Let's use the training data to "train" our naive bayes algorithm. All you need to do is use the naiveBayes function as follows:
```{r training classifier, message=FALSE, warning=FALSE}
sms_classifier <- naiveBayes(sms_train, sms_raw_train$type)
```
Now the algorithm has been trained. In other words, it has looked at the data and found which words appear in spam and in normal messages, then it has calculated probabilities for each of them.
### Testing classifier
Now we can apply the algorithm we just trained on the remaining 25% of the data (the test set). Is our clasifier able to predict which messages are spam and which are not? To make this prediction we simply use the function "predict" followed by the variable in which our trained model is stored.
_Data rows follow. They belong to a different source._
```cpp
MgStatus mgTableAdd (MgTable *t, const U64 *dKmer, U64 n, int withDepth, void *scratch, hipStream_t st,
                     const MgHistReq *counted, const MgSegSrc *segSrc)
{
  if (!n) return MG_OK;
  if (segSrc && !mgTableAddTakesSegments (t, n, counted)) { mgSetError ("internal: this insert needs the dense k-mers"); return MG_ERR_ARG; }
  const MgSegSrc noSrc = {};
  t->liveHistValid = false;
  if (withDepth) t->pendingDepth = true;
  const bool wasEmpty = t->empty && t->max == 0;
  t->empty = false; ++t->version;
  MgGeom g = mgGeomOf (t);
  char *wb = (char *) scratch;
  unsigned char *flags = (unsigned char *) wb;       wb += mgAl256 (n);
  U64 *blockCount = (U64 *) wb;                      wb += mgAl256 ((MG_RANK_UNITS + 8) * 8);
  U64 *blockBase = (U64 *) wb;                       wb += mgAl256 ((MG_RANK_UNITS + 8) * 8);
  MgRankGrp *grp = (MgRankGrp *) wb;                 wb += mgAl256 ((n / 64 + 2) * sizeof (MgRankGrp));
  U32 nRankBlocks; U64 rankTiles = mgRankRowsPerUnit (n, &nRankBlocks);
  MG_HIP (hipMemsetAsync (blockCount, 0, (MG_RANK_UNITS + 8) * 8, st));

  if (!mgTableUseBuckets (t, n))
    { U32 *slotId = (U32 *) wb;
      { MgStatus cs = mgTableClean (t, st); if (cs) return cs; }
      MG_LAUNCH (MG_K_TABLE_INSERT, st, mgTableInsertKernel, dim3 (mgGridWide (n)), dim3 (256), 0, st, t->slots, g, dKmer, n, slotId, withDepth, t->counters);
      MG_LAUNCH (MG_K_TABLE_FLAG, st, mgDirectFlagKernel, dim3 (mgGridWide (n)), dim3 (256), 0, st, t->slots, slotId, n, flags);
      MG_LAUNCH (MG_K_RANK_COUNT, st, mgRankCountKernel, dim3 (nRankBlocks), dim3 (256), 0, st, flags, n, rankTiles, blockCount);
      MG_LAUNCH (MG_K_RANK_SCAN, st, (mgGroupSumKernel<U64, U64>), dim3 (1), dim3 (MG_GROUP_THREADS), 0, st, blockCount, blockBase, nRankBlocks * 4, t->counters);
      MG_LAUNCH (MG_K_TABLE_ASSIGN, st, (mgRankAssignKernel<true, false>), dim3 (nRankBlocks), dim3 (256), 0, st,
                 flags, dKmer, noSrc, (const MgSubSeg *) 0, n, rankTiles, blockBase, t->max, t->size, t->value, t->slots, slotId, grp);
      MG_HIP (hipGetLastError ());
      return mgTableMarkOccupied (t, dKmer, n, st);
    }

  const U64 NB = (U64) 1 << t->log2NB;
// ... 11 lines not shown
  unsigned long long *coarseCursor = (unsigned long long *) wb; wb += mgAl256 (((U64) MG_PART_MAXBINS + 2) * 8 * 16);
  U64 *whole = (U64 *) wb;                    wb += mgAl256 (((U64) MG_PART_MAXBINS + 2) * 8);
  U32 *coarseCount = (U32 *) wb;              wb += mgAl256 ((MG_PART_MAXBINS + 2) * 4);
  U32 *chunkBase = (U32 *) wb;                wb += mgAl256 ((MG_PART_MAXBINS + 2 + n / MG_PART_CHUNK + MG_PART_MAXBINS + 2) * 4);
  unsigned short *sliceOff = (unsigned short *) wb;   wb += mgAl256 ((size_t) (MG_RANK_GROUPS + 2) * NB * sizeof (unsigned short));
  MgSubSeg *subSeg = (MgSubSeg *) wb;         wb += mgAl256 ((n / MG_PART_SUB + 2) * sizeof (MgSubSeg));
  U64 *hotItems = (U64 *) wb;                 wb += mgAl256 (mgHotItemsCap (n) * 8);
  U32 *hotBuckets = (U32 *) wb;               wb += mgAl256 (mgHotItemsCap (n) * 4);
  unsigned long long *hotCount = (unsigned long long *) wb; wb += 256;
  (void) spare64;

  const int j = t->log2NB;
  int hiB, loB;
  mgPartSplit (j, &hiB, &loB);
  const U32 *pre = (counted && counted->binCount && counted->log2NB == j && counted->kbits == t->kbits && !counted->hiB) ? counted->binCount : 0;
  U64 segInit[2] = { 0, n };
  MG_HIP (hipMemcpyAsync (whole, segInit, 16, hipMemcpyHostToDevice, st));
  const MgPartFmt f = mgPartFmtOf (t, n, hiB);
  const int packEnv = mgKnobs ()->partPacked == MG_KNOB_UNSET ? 1 : (int) mgKnobs ()->partPacked;
  const bool packed = packEnv && mgPartFmtFits (t, f);
  MgStatus s;
  const U64 *bucketStart = fineStart;
  MgPartPassArgs p1 = {};
  p1.inMode = segSrc ? MG_EL_SEG : MG_EL_DENSE; p1.packed = packed; p1.f = f; p1.kIn = dKmer; p1.n = n; p1.segStart = whole; p1.nSeg = 1;
  p1.nBins = (U32) 1 << hiB; p1.chunkBase = chunkBase; p1.counted = pre; p1.segSrc = segSrc; p1.subSeg = subSeg;
  if (!loB)
    { p1.kOut = kB; p1.tOut = tB; p1.binStart = fineStart; p1.cursor = fineCursor; p1.binCount = fineCount;
      if ((s = mgPartPass (t, p1, st))) return s;
    }
  else
    {
      unsigned char *digits = (loB <= 8 && mgKnobs ()->partDigits != 0) ? reinterpret_cast<unsigned char *> (cB) : 0;
      p1.shift = loB; p1.kOut = kA; p1.tOut = tA; p1.binStart = coarseStart; p1.cursor = coarseCursor; p1.binCount = coarseCount;
      p1.digitOut = digits; p1.nextBins = (U32) 1 << loB;
      if ((s = mgPartPass (t, p1, st))) return s;
      MgPartPassArgs p2 = {};
      p2.inMode = packed ? MG_EL_PACKED : MG_EL_WIDE; p2.packed = packed; p2.f = f; p2.kIn = kA; p2.tIn = tA; p2.n = n; p2.segStart = coarseStart; p2.nSeg = (U32) 1 << hiB;
      p2.nBins = (U32) 1 << loB; p2.kOut = kB; p2.tOut = tB; p2.binStart = fineStart; p2.cursor = fineCursor; p2.binCount = fineCount; p2.chunkBase = chunkBase;
      p2.digitIn = digits;
      if ((s = mgPartPass (t, p2, st))) return s;
    }

  MgBucketArgs a;
  { const int polEnv = mgKnobs ()->flagPolarity == MG_KNOB_UNSET ? -1 : (int) mgKnobs ()->flagPolarity;
    a.markDup = polEnv >= 0 ? (polEnv ? 1 : 0) : (t->newPct > 50 ? 1 : 0);
  }
  MG_HIP (hipMemsetAsync (flags, a.markDup ? 1 : 0, n, st));
  const U64 expectNew = t->newPct > 0 ? n * (U64) t->newPct / 100 : n;
  { const int slotEnv = mgKnobs ()->mergeSlots == MG_KNOB_UNSET ? -1 : (int) mgKnobs ()->mergeSlots;
    const bool dense = ((U64) t->max + expectNew) * 2 > t->nSlots;
    a.slotShift = (t->kbits <= MG_SLOT_SHIFT && (slotEnv >= 0 ? slotEnv != 0 : dense)) ? MG_SLOT_SHIFT : 0;
  }
  int tightPct = t->tightPct ? t->tightPct : MG_TIGHT_PCT_CLAIMS;
  { const long tk = mgKnobs ()->tightLoad; if (tk != MG_KNOB_UNSET && tk >= 0 && tk <= 95) tightPct = (int) tk; }
  bool tighten = wasEmpty && tightPct > 0 && t->log2NB > 0 && t->pin;
  if (tighten && mgKnobs ()->tightLoad == MG_KNOB_UNSET)
    tighten = expectNew * 100 / (U64) tightPct < t->nSlots - t->nSlots / 4;
  { const long pk = mgKnobs ()->mergePlace;
// ... 8 lines not shown
  if (tighten) a.slotShift = 0;
  a.slots = t->slots; a.g = g; a.nBuckets = (U32) NB; a.bucketStart = bucketStart;
  a.pK = kB; a.pT = tB; a.pC = cB; a.uniqCount = uniqCount; a.occ = t->occ; a.flags = flags;
  a.grp = grp; a.baseMax = t->max; a.size = t->size; a.withDepth = withDepth;
  { a.sliceShift = 22;
    while (a.sliceShift > 16 && ((n - 1) >> a.sliceShift) + 1 < 32) --a.sliceShift;
    if (mgKnobs ()->rankSliceShift != MG_KNOB_UNSET) a.sliceShift = (int) mgKnobs ()->rankSliceShift;
    while (((n - 1) >> a.sliceShift) + 1 > (U64) (MG_RANK_GROUPS - 1)) ++a.sliceShift;
    a.nSlices = (U32) (((n - 1) >> a.sliceShift) + 1);
    a.sliceOff = sliceOff;
  }
  a.counters = t->counters; a.f = f;
#ifdef MG_ABLATE
  { const long dbg = mgKnobs ()->bucketDebug; a.debug = dbg != MG_KNOB_UNSET ? (int) dbg : 0; }
#endif
  const bool track = t->max == 0 && t->baseZero;
  a.liveHist = 0;
  if (track)
    { if (!t->liveHist) MG_HIP (hipMalloc ((void **) &t->liveHist, 65536 * sizeof (U64)));
      MG_HIP (hipMemsetAsync (t->liveHist, 0, 65536 * sizeof (U64), st));
      a.liveHist = (unsigned long long *) t->liveHist;
    }
  t->liveHistValid = track;
  size_t lds = mgMergeLdsBytes (t->R);
  { const size_t ldsDedup = (size_t) t->R * 16 + MG_RANK_GROUPS * 4; if (ldsDedup > lds) lds = ldsDedup; }
  const bool bigR = t->R > MG_DEDUP_PER * 1024u;
  if (t->R > MG_DEDUP_PER_BIG * 1024u) { mgSetError ("internal: bucket of %u slots", t->R); return MG_ERR_ARG; }
  if (lds > 48 * 1024)
    {
#define MG_DEDUP_ATTR(PK, SL, PER) do { MG_HIP (hipFuncSetAttribute ((const void *) mgBucketDedupKernel<PK, SL, PER, false>, hipFuncAttributeMaxDynamicSharedMemorySize, (int) lds)); \
                                        MG_HIP (hipFuncSetAttribute ((const void *) mgBucketDedupKernel<PK, SL, PER, true>, hipFuncAttributeMaxDynamicSharedMemorySize, (int) lds)); } while (0)
      if (bigR) { MG_DEDUP_ATTR (true, true, MG_DEDUP_PER_BIG); MG_DEDUP_ATTR (true, false, MG_DEDUP_PER_BIG); MG_DEDUP_ATTR (false, true, MG_DEDUP_PER_BIG); MG_DEDUP_ATTR (false, false, MG_DEDUP_PER_BIG); }
      else      { MG_DEDUP_ATTR (true, true, MG_DEDUP_PER); MG_DEDUP_ATTR (true, false, MG_DEDUP_PER); MG_DEDUP_ATTR (false, true, MG_DEDUP_PER); MG_DEDUP_ATTR (false, false, MG_DEDUP_PER); }
#undef MG_DEDUP_ATTR
      MG_HIP (hipFuncSetAttribute ((const void *) mgBucketMergeKernel<MG_MERGE_PREFETCH>, hipFuncAttributeMaxDynamicSharedMemorySize, (int) lds));
      MG_HIP (hipFuncSetAttribute ((const void *) mgBucketMergeKernel<MG_PLACE_KEEP>, hipFuncAttributeMaxDynamicSharedMemorySize, (int) lds));
    }
  const int bThreadsEnv = mgKnobs ()->bucketT == MG_KNOB_UNSET ? 0 : (int) mgKnobs ()->bucketT;
  const unsigned bThreads = mgBucketThreads (t->R, bThreadsEnv);
  U32 perBlock;
  const unsigned bGrid = mgBucketGrid (NB, &perBlock);
  if ((U64) bThreads * (bigR ? MG_DEDUP_PER_BIG : MG_DEDUP_PER) < t->R)
    { mgSetError ("internal: %u threads for a bucket of %u slots", bThreads, t->R); return MG_ERR_ARG; }
  mgHotKnobs (&a.hotSplit, &a.hotChunk);
  a.hotItems = hotItems; a.hotCount = hotCount; a.hotBuckets = hotBuckets;
  MG_HIP (hipMemsetAsync (hotCount, 0, 16, st));
  MG_LAUNCH (MG_K_HOT_REDUCE, st, mgHotPlanKernel, dim3 ((unsigned) ((NB + 255) / 256)), dim3 (256), 0, st, a);
  { const size_t ldsHot = (size_t) t->R * 16 + 16;
    if (packed) { if (ldsHot > 48 * 1024) MG_HIP (hipFuncSetAttribute ((const void *) mgHotReduceKernel<true>, hipFuncAttributeMaxDynamicSharedMemorySize, (int) ldsHot));
                  MG_LAUNCH (MG_K_HOT_REDUCE, st, mgHotReduceKernel<true>, dim3 (1024), dim3 (bThreads), ldsHot, st, a); }
    else        { if (ldsHot > 48 * 1024) MG_HIP (hipFuncSetAttribute ((const void *) mgHotReduceKernel<false>, hipFuncAttributeMaxDynamicSharedMemorySize, (int) ldsHot));
                  MG_LAUNCH (MG_K_HOT_REDUCE, st, mgHotReduceKernel<false>, dim3 (1024), dim3 (bThreads), ldsHot, st, a); }
  }
#define MG_DEDUP_LAUNCH(PK, SL, PER) do { MG_LAUNCH (MG_K_BUCKET_DEDUP, st, (mgBucketDedupKernel<PK, SL, PER, false>), dim3 (bGrid), dim3 (bThreads), lds, st, a, perBlock); \
                                          MG_LAUNCH (MG_K_HOT_REDUCE, st, (mgBucketDedupKernel<PK, SL, PER, true>), dim3 (64), dim3 (bThreads), lds, st, a, perBlock); } while (0)
#define MG_DEDUP_PICK(PER) do { if (packed) { if (a.slotShift) MG_DEDUP_LAUNCH (true, true, PER); else MG_DEDUP_LAUNCH (true, false, PER); } \
                                else        { if (a.slotShift) MG_DEDUP_LAUNCH (false, true, PER); else MG_DEDUP_LAUNCH (false, false, PER); } } while (0)
  if (bigR) MG_DEDUP_PICK (MG_DEDUP_PER_BIG); else MG_DEDUP_PICK (MG_DEDUP_PER);
#undef MG_DEDUP_PICK
#undef MG_DEDUP_LAUNCH
  U64 fullest = t->R;
  if (tighten)
    { unsigned long long *st2 = (unsigned long long *) (t->counters + 2);
      MG_HIP (hipMemsetAsync (st2, 0, 16, st));
      MG_LAUNCH (MG_K_RANK_SCAN, st, mgUniqStatsKernel, dim3 ((unsigned) (NB / 256 < 256 ? (NB + 255) / 256 : 256)), dim3 (256), 0, st, uniqCount, (U32) NB, st2);
      MG_HIP (hipMemcpyAsync (t->pin, t->counters + 1, 24, hipMemcpyDeviceToHost, st));
      MG_HIP (hipStreamSynchronize (st));
      const U64 over = t->pin[0], U = t->pin[1], M = t->pin[2];
      if (!over)
        { fullest = M;
          U64 Rn = (U * 100 / ((U64) NB * (U64) tightPct) + 1 + MG_R_QUANTUM - 1) / MG_R_QUANTUM * MG_R_QUANTUM;
          const U64 Rfit = (M + M / 8 + 16 + MG_R_QUANTUM - 1) / MG_R_QUANTUM * MG_R_QUANTUM;
          if (Rn < Rfit) Rn = Rfit;
          if (Rn < MG_TIGHT_MIN_R) Rn = MG_TIGHT_MIN_R;
          if (Rn < t->R)
            { t->R = (U32) Rn; t->nSlots = (U64) NB * Rn; a.g = mgGeomOf (t);
              lds = mgMergeLdsBytes (t->R);
            }
        }
    }
  MG_LAUNCH (MG_K_RANK_COUNT, st, mgRankCountKernel, dim3 (nRankBlocks), dim3 (256), 0, st, flags, n, rankTiles, blockCount);
  MG_LAUNCH (MG_K_RANK_SCAN, st, (mgGroupSumKernel<U64, U64>), dim3 (1), dim3 (MG_GROUP_THREADS), 0, st, blockCount, blockBase, nRankBlocks * 4, t->counters);
  if (segSrc)
    MG_LAUNCH (MG_K_TABLE_ASSIGN, st, (mgRankAssignKernel<false, true>), dim3 (nRankBlocks), dim3 (256), 0, st,
               flags, (const U64 *) 0, *segSrc, subSeg, n, rankTiles, blockBase, t->max, t->size, t->value, t->slots, (const U32 *) 0, grp);
  else
    MG_LAUNCH (MG_K_TABLE_ASSIGN, st, (mgRankAssignKernel<false, false>), dim3 (nRankBlocks), dim3 (256), 0, st,
               flags, dKmer, noSrc, (const MgSubSeg *) 0, n, rankTiles, blockBase, t->max, t->size, t->value, t->slots, (const U32 *) 0, grp);
  { const U32 groupsPerSlice = (U32) ((NB + 63) / 64);
    const U32 blocksPerSlice = (groupsPerSlice + 3) / 4, rounds = (a.nSlices + 7) / 8;
    MG_LAUNCH (MG_K_RANK_LOOKUP, st, mgRankLookupKernel, dim3 (8 * rounds * blocksPerSlice), dim3 (256), 0, st, a, groupsPerSlice);
  }
  if (fullest <= (U64) MG_MERGE_PREFETCH * bThreads)
    MG_LAUNCH (MG_K_BUCKET_MERGE, st, mgBucketMergeKernel<MG_MERGE_PREFETCH>, dim3 (bGrid), dim3 (bThreads), lds, st, a, perBlock);
  else
    MG_LAUNCH (MG_K_BUCKET_MERGE, st, mgBucketMergeKernel<MG_PLACE_KEEP>, dim3 (bGrid), dim3 (bThreads), lds, st, a, perBlock);
  MG_HIP (hipGetLastError ());
  return MG_OK;
}

__global__ void mgMarkOccKernel (MgGeom g, const U64 *__restrict__ kmer, U64 n, U32 *__restrict__ occ)
{
  U64 o = (U64) blockIdx.x * blockDim.x + threadIdx.x;
// ... 357 lines not shown
```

This step can take a few seconds to run. After all, R is using thousands of words to predict if each message is or isn't spam!
```{r testing classifier, message=FALSE, warning=FALSE}
sms_predicted <- predict(sms_classifier, sms_test)
```
### Evaluating performance
Let's find out how good our predictions were. We use the function CrossTable to compare the actual class of each message (spam or normal, as determined manually by reserachers) with the class we predicted them to have.
```{r evaluate performance, message=FALSE, warning=FALSE}
CrossTable(sms_predicted, sms_raw_test$type,
prop.chisq = FALSE, prop.t =FALSE,
dnn = c("predicted","actual"))
```
You can see that 99.7% of normal messages were detected by our fileter as normal. Only 4 out of more than one thousand normal messags were misclassified as spam. This is a really good performance. On the other hand, about 82.5% of spam messages were correctly labeled as spam. Approximately 32 out of 180 spam messages were misclassified as normal. This performance is good, but could definitely be improved!
Now you know a bit more about how machine learning is used with different comercial and scientific purposes. In this case, to build a spam filter. There are many more machine learning techniques, some of them incredibly accurate and complex. They can be (and in fact) are applied all the time to solve all sorts of problems. Examples of this are recommendations displayed to you on Google, Facebook or Amazon; studying which regions of the brain are active when people perform different tasks; classifying cancers into groups; or performing language processing (for example in devices capable of translating from one language to another in real time).
## Discussion
Can you think of any other applications of machine learning? In which ways do you think machine learning is changing our daily lives? Are these changes positive or negative? What are their implications?
## References
This turotial was adapted from:
1. Lantz B. (2013). Chapter 4. Probabilistic learning and classification using Naive Bayes. In Machine Learning with R. Birmingham: Packt Publishing.
SMS data comes from the study:
2. Gomez-Hidalgo JM, Almeida TA and Yamakami A. (2012). On the validity of a new SMS spam collection. Proceedings of the 11th international conference on machine learning and applications.